The main issue with thresholding classification is the selection of the parameters that correctly define the thresholds. This also includes accounting for variables that create a complex image, such as noise, heterogeneity in intensity, and texture. These highlighted issues make the practicality of the MLT approach across different seasons and geographical settings a challenging task, because crops often exhibit variability in these parameters, owing to their response to seasonal and environmental settings. Moreover, selection of thresholds must also take into account the influence of polarimetric scattering of different crops to attain optimum thresholds. Aitkenhead and Dyer [94] revealed that the potential issue with regard to generalizability of the MLT lies in its lack of transferability of winner thresholds from one imagery to another.
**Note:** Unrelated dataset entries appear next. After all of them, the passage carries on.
int64_t xpa_s3_split_bytes(int64_t k, int64_t n);
int xpa_s3_probe(int mask);
int xpa_s3_split_b(const float *b, int64_t k, int64_t n, int64_t sk, int64_t sn, void *out, xpa_stream_t stream);
int xpa_s3_split_batch(int n_mat, const float *const *b, const int64_t *k, const int64_t *sk, const int64_t *sn,
                       void *const *out, xpa_stream_t stream);
int xpa_s3_gemm(const float *a, int64_t lda, const void *b_split, float *c, int64_t ldc, int64_t m, int64_t k, int64_t n,
                xpa_stream_t stream);
int xpa_s3_gemm_group(int n, const float *const *a, const void *const *b_split, float *const *c, int64_t lda,
                      int64_t ldc, int64_t m, int64_t k, xpa_stream_t stream);
int64_t xpa_s3_gemm_group_act_num_partials(int n, int64_t m);
int xpa_s3_gemm_group_act(int n, const float *const *a, const void *const *b_split, float *const *c,
                          const float *const *y, int64_t lda, int64_t ldc, int64_t m, int64_t k, int act, float slope,
                          int64_t channels, float *bias_partial, xpa_stream_t stream);
int64_t xpa_s3_wgrad_num_slices(int64_t rows, int64_t m);
int64_t xpa_s3_gemm_trunk_bwd_num_partials(int64_t rows);
int xpa_s3_gemm_trunk_bwd(const float *dz, int64_t ldz, const void *b_split, int64_t k, const float *h, int64_t ldh,
                          const float *x, int64_t ldx, int64_t rows, int64_t d_in, int act, float slope,
                          float *partial_dw, float *partial_db, xpa_stream_t stream);
int xpa_s3_wgrad(const float *a, int64_t lda, const float *b, int64_t ldb, int64_t rows, int64_t m, int64_t n,
                 int64_t slices, float *out, xpa_stream_t stream);
int xpa_s3_gemm_trunk_bwd_sign(const float *dz, int64_t ldz, const void *b_split, int64_t k, const unsigned *h_sign,
                               const float *x, int64_t ldx, int64_t rows, int64_t d_in, int act, float slope,
                               float *partial_dw, float *partial_db, xpa_stream_t stream);
int xpa_head_gemm_s3q_critic_mask(int act, int64_t batch, int64_t hidden, const float *x, int64_t ldx,
                                  const float *w_hidden_split, const float *b_hidden, int64_t ld_dz, const float *w,
                                  const float *b, float slope, const int64_t *idx, int64_t n_rows, const float *ret,
                                  float vf_coef, float *dz, float *partial_dw, float *partial_db_hidden,
                                  float *partial_db_out, float *loss_partials, int64_t loss_width, xpa_stream_t stream,
                                  unsigned *mask, float *dv);
int xpa_s3_split_batch_scaled(int n_mat, const float *const *b, const int64_t *k, const int64_t *sk, const int64_t *sn,
                              void *const *out, const float *const *rs_w, const float *rs_a, const int64_t *rs_from,
                              float *cs_out, float cs_slope, xpa_stream_t stream);
int xpa_s3_gemm_trunk_bwd_crit(const float *dz_a, int64_t ldz, const void *b_split, int64_t k_a, int64_t k_c,
                               const unsigned *crit_mask, const float *crit_dv, const float *crit_cs,
                               const unsigned *h_sign, const float *x, int64_t ldx, int64_t rows, int64_t d_in, int act,
                               float slope, float *partial_dw, float *partial_db, xpa_stream_t stream);
int xpa_s3_wgrad_pair_slices(int64_t rows, int64_t *sa, int64_t *sc, int64_t *per_a, int64_t *per_c);
int xpa_s3_wgrad_pair_tune(int sa_target);
int xpa_s3_wgrad_pair(const float *dz_a, int64_t lda, const float *h, int64_t ldb, int64_t rows,
                      const unsigned *crit_mask, const float *crit_dv, const float *crit_wc, float crit_slope,
                      int64_t sa, int64_t per_a, int64_t sc, int64_t per_c, float *out_a, float *out_c,
                      xpa_stream_t stream);
int xpa_rollout_post_deferred_norm_rms(
    int64_t n_envs, int64_t horizon, const float *rew, const uint8_t *term, const uint8_t *trunc, const float *final_obs,
    int64_t ld_final, const float *slot_src, int64_t ld_slot, int64_t obs_dim, float *obs_mean, float *obs_var,
    double *obs_count, float obs_clip, float *boot_norm, int64_t ld_norm, float *slot_obs, int32_t *slot_t,
    int64_t n_slots, int32_t *overflow, xpa_cursor_t *cursor, float *ret_mean, float *ret_var, double *ret_count,
    float *returns, float *buf_rew, float *buf_term, uint8_t *buf_closed, float *buf_boot, float gamma,
    int mask_returns, int use_rewnorm, float rew_range, int atari_lifeloss, double *partials, uint32_t *ticket,
    const float *rms_x, int64_t rms_ld, double *rms_part, xpa_stream_t stream);
int xpa_s3_gemm_bias_act_rows(const float *a, int64_t lda, const int64_t *ridx, const void *b_split, float *c,
                              int64_t ldc, int64_t m, int64_t k, const float *bias, int act, float slope,
                              unsigned *sign_out, xpa_stream_t stream);
int xpa_s3_wgrad_rows(const float *a, int64_t lda, const int64_t *aidx, const float *b, int64_t ldb, int64_t rows,
                      int64_t m, int64_t n, int64_t slices, float *out, xpa_stream_t stream);
int xpa_s3_wgrad_padded(const float *a, int64_t lda, const float *b, int64_t ldb, int64_t rows, int64_t m, int64_t n,
                        int64_t slices, float *out, xpa_stream_t stream);
int xpa_s3_gemm_rows_pair(const float *a, int64_t lda, const void *b0_split, const void *b1_split, const float *bias,
                          float *c, int64_t ldc, int64_t m, xpa_stream_t stream);
int xpa_gather_minibatch_pitched(const int64_t *idx, int64_t batch, int64_t n_rows, const void *obs,
                                 int64_t obs_row_bytes, void *obs_out, int64_t out_row_bytes, const float *adv,
                                 double *adv_partials, int32_t *err, xpa_stream_t stream);
int xpa_s3_split_batch_padded(int n_mat, const float *const *b, const int64_t *k, const int64_t *kv, const int64_t *sk,
                              const int64_t *sn, void *const *out, xpa_stream_t stream);
int xpa_s3_gemm_bias_act(const float *a, int64_t lda, const void *b_split, float *c, int64_t ldc, int64_t m, int64_t k,
                         const float *bias, int act, float slope, unsigned *sign_out, xpa_stream_t stream);
int xpa_s3_gemm_trunk_bwd_dz(const float *dz, int64_t ldz, const void *b_split, int64_t k, const unsigned *h_sign,
                             int64_t rows, int act, float slope, float *dz_out, int64_t ld_out, float *partial_db,
                             xpa_stream_t stream);
int xpa_s3_gemm_trunk_bwd_crit_dz(const float *dz_a, int64_t ldz, const void *b_split, int64_t k_a, int64_t k_c,
                                  const unsigned *crit_mask, const float *crit_dv, const float *crit_cs,
                                  const unsigned *h_sign, int64_t rows, int act, float slope, float *dz_out,
                                  int64_t ld_out, float *partial_db, xpa_stream_t stream);
int xpa_colsum_finalize_batch_map(int n_segs, const float *const *partials, const int64_t *n_partials,
                                  const int64_t *cols, float *const *outs, const int64_t *tmap, double *sq,
                                  int32_t *ticket, int algo, int dist, int64_t batch, int64_t act_dim,
                                  const float *loss_partials, int64_t n_loss_partials, float vf_coef, float ent_coef,
                                  float *scalars, float *d_logstd, xpa_stream_t stream);
int xpa_head_gemm_s3r_actor(int algo, int dist, int act, int64_t batch, int64_t act_dim, int64_t hidden,
                            const float *x_rows, int64_t ld_rows, int64_t d_in, const float *w_in, const float *b_in,
                            float slope_in, float *h_out, int64_t ld_h, unsigned *h_sign, const void *w_hidden,
                            const float *b_hidden, int64_t ld_dz, const float *w, const float *b, float slope,
                            const float *logstd, const int64_t *idx, int64_t n_rows, const float *act_buf,
                            const float *old_logp, const float *adv, const double *adv_partials,
                            int64_t n_adv_partials, float clip_range, float ent_coef, float *dz, float *partial_dw,
                            float *partial_db_hidden, float *partial_db_out, float *loss_partials, int64_t loss_width,
                            xpa_stream_t stream);
int xpa_head_gemm_s3r_critic(int act, int64_t batch, int64_t hidden, const float *x_rows, int64_t ld_rows,
                             int64_t d_in, const float *w_in, const float *b_in, float slope_in, const void *w_hidden,
                             const float *b_hidden, int64_t ld_dz, const float *w, const float *b, float slope,
                             const int64_t *idx, int64_t n_rows, const float *ret, float vf_coef, float *dz,
                             float *partial_dw, float *partial_db_hidden, float *partial_db_out, float *loss_partials,
                             int64_t loss_width, xpa_stream_t stream);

While Sun et al. [95] recommended the inclusion of a synthetic aperture radar (SAR) sensor to improve the differentiation of crops using multispectral imagery due to the ability of SAR to account for polarimetric scattering traits [96], the medium spatial resolution associated with these sensors deem them unviable for application in small-scale farms of less than 2 hectares in size. This problem is not only inherent to MLT but also machine learning algorithms. Therefore, these existing challenges underscore the necessity to further search for other alternative methods for optimizing threshold selection.

5. Conclusions

The current study aimed to spatially partition different types of crops in the small-scale farms based on thresholding UAV imagery based on ASD hyperspectral reflectance data. This study noted that UAV imagery can help in the identification of plots occupied by crops. However, the UAV imaging system proved ineffectiveness in distinguishing different crops. The field spectrometric reflectance analysis of crops also revealed that crops can be spectrally differentiated in the red, NIR, and SWIR spectral wavelengths. The thresholding of UAV spectral bands showed an inability to classify multiple crops. Sugar bean had distinct reflectance from other crops in the SWIR. This spectral wavelength could be ideal for demarcating this crop alone. The results were worse compared to the ones produced by machine learning algorithms. The thresholding of UAV imagery based on optimized minimum and maximum thresholds did not yield accurate results. The study revealed several spectral-related challenges that inhibit the accurate characterization of crops by integrating UAV imagery and non-imaging field spectrometric data. Despite recommendations by recent studies, we noted that the MLT was noted to be unsuitable for classifying complex features such as spectrally overlapping crops. As long as various crops still exhibit spectral overlaps, classification of these crops by thresholding will remain a challenge unless new, robust thresholding optimization techniques are proposed. As such, a framework for facilitating both the selection of the most suitable thresholding method for a particular domain and the application of thresholds to facilitate the classification of spectrally overlapping crops is inevitable. Overall, the results of this study underscore the ongoing contribution of remote sensing technology in addressing agricultural sustainability and food security goals. Perhaps the future study should explore the prospect of calibrating images to thresholds for individual crops to evaluate the separability of the individual. Hyperspectral reflectance analysis of the surveyed crops also revealed reflectance disparities across crops in the shortwave spectral wavelength. The inclusion of this spectral band in the UAV platform or simulation of synthetic shortwave infrared bands based on visible–NIR spectral bands of the UAV is also suggested as a possible future research direction.